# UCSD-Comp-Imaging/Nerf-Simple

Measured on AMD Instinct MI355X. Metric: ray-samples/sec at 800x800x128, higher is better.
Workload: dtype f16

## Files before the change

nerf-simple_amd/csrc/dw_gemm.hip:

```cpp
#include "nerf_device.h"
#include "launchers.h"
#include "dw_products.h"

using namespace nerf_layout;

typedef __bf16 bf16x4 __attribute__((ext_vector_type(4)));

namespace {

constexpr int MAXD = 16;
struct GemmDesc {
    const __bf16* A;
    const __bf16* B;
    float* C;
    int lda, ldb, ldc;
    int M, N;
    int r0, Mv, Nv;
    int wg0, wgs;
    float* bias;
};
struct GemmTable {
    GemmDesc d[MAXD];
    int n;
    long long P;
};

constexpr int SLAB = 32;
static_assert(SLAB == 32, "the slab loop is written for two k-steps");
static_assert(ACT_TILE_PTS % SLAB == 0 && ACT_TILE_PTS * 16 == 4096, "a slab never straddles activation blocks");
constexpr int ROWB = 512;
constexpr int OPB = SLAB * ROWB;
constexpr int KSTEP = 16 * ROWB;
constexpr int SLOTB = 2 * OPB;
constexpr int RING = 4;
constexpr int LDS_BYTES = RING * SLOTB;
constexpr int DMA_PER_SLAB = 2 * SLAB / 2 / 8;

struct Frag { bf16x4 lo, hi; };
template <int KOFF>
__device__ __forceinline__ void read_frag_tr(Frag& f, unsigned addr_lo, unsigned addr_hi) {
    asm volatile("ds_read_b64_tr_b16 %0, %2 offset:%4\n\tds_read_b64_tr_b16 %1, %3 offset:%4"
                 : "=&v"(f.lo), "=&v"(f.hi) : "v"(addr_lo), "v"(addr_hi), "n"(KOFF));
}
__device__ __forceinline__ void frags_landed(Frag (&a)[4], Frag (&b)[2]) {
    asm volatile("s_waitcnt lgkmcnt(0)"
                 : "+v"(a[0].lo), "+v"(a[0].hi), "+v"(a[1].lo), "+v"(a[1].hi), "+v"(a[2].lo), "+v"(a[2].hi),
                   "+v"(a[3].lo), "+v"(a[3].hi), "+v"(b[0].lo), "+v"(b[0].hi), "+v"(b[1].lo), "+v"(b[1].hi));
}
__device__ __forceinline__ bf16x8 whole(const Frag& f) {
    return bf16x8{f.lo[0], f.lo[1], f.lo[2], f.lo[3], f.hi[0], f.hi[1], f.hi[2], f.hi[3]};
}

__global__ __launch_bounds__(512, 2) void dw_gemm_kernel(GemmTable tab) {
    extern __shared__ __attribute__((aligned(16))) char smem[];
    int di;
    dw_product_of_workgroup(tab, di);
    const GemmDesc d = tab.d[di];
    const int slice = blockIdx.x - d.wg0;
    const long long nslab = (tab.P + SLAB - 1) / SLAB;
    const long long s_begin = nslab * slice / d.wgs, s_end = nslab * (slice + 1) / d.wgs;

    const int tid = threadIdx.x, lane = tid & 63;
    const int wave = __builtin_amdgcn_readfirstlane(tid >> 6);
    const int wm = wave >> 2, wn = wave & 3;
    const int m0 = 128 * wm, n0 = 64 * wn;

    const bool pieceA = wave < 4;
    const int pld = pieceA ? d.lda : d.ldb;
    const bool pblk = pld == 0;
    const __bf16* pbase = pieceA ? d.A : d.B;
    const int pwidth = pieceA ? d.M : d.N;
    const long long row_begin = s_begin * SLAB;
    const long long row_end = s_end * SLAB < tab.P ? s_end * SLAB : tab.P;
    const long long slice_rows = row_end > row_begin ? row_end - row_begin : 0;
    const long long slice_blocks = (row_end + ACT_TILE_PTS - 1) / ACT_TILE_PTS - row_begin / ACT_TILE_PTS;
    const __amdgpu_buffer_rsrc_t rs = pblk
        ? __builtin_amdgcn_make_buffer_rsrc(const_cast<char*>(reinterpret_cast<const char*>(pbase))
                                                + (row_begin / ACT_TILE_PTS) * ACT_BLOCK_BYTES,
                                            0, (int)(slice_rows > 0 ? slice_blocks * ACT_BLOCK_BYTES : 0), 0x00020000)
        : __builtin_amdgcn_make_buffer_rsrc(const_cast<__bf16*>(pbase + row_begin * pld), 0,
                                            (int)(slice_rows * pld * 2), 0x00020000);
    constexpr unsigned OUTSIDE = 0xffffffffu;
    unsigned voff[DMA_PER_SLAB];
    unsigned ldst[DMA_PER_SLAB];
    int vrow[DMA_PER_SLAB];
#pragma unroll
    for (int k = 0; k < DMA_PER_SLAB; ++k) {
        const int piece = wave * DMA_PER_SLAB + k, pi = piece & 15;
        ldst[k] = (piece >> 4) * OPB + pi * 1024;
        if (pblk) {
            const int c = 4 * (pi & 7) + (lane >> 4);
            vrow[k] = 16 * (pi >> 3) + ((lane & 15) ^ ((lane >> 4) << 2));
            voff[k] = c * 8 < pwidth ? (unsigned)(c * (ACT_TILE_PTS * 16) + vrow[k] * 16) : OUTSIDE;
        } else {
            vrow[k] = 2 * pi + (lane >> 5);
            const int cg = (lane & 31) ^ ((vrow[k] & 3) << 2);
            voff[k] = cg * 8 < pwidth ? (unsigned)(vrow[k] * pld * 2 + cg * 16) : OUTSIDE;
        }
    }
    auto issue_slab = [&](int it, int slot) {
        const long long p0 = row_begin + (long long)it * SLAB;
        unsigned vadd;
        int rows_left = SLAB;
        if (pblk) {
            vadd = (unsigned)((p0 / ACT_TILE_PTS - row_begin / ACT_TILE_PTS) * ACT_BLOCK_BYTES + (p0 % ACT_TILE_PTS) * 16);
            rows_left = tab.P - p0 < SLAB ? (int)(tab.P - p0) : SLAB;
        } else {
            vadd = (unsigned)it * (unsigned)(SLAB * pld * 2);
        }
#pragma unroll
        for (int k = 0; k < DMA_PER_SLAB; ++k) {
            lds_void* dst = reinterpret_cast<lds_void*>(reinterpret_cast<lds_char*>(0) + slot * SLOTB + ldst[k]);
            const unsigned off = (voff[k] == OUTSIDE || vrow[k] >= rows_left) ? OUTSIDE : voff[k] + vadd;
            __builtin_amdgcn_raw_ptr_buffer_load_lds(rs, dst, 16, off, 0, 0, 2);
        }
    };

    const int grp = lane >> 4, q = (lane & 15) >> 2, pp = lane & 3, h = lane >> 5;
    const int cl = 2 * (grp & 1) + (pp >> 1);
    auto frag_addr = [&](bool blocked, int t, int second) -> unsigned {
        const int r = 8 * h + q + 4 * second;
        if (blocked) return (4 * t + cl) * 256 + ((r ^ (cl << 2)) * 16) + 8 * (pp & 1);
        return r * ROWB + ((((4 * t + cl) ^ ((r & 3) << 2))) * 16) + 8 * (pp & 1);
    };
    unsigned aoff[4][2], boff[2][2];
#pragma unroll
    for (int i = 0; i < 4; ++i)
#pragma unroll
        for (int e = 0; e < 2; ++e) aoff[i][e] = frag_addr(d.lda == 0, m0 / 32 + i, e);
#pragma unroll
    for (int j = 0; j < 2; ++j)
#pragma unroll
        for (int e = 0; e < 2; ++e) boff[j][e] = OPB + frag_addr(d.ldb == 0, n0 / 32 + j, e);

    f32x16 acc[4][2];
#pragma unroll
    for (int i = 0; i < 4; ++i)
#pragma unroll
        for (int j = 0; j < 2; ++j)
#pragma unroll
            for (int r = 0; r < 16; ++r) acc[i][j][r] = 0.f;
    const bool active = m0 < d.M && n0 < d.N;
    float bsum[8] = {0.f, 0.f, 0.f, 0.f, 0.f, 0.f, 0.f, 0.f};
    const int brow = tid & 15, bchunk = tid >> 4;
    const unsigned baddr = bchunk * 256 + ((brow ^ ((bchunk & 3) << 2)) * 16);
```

*EXERCISE OBJECTIVE:*
Every line in the data that holds the string "include" should be copied.

*RESPONSE:*
#include "nerf_device.h"
#include "launchers.h"
#include "dw_products.h"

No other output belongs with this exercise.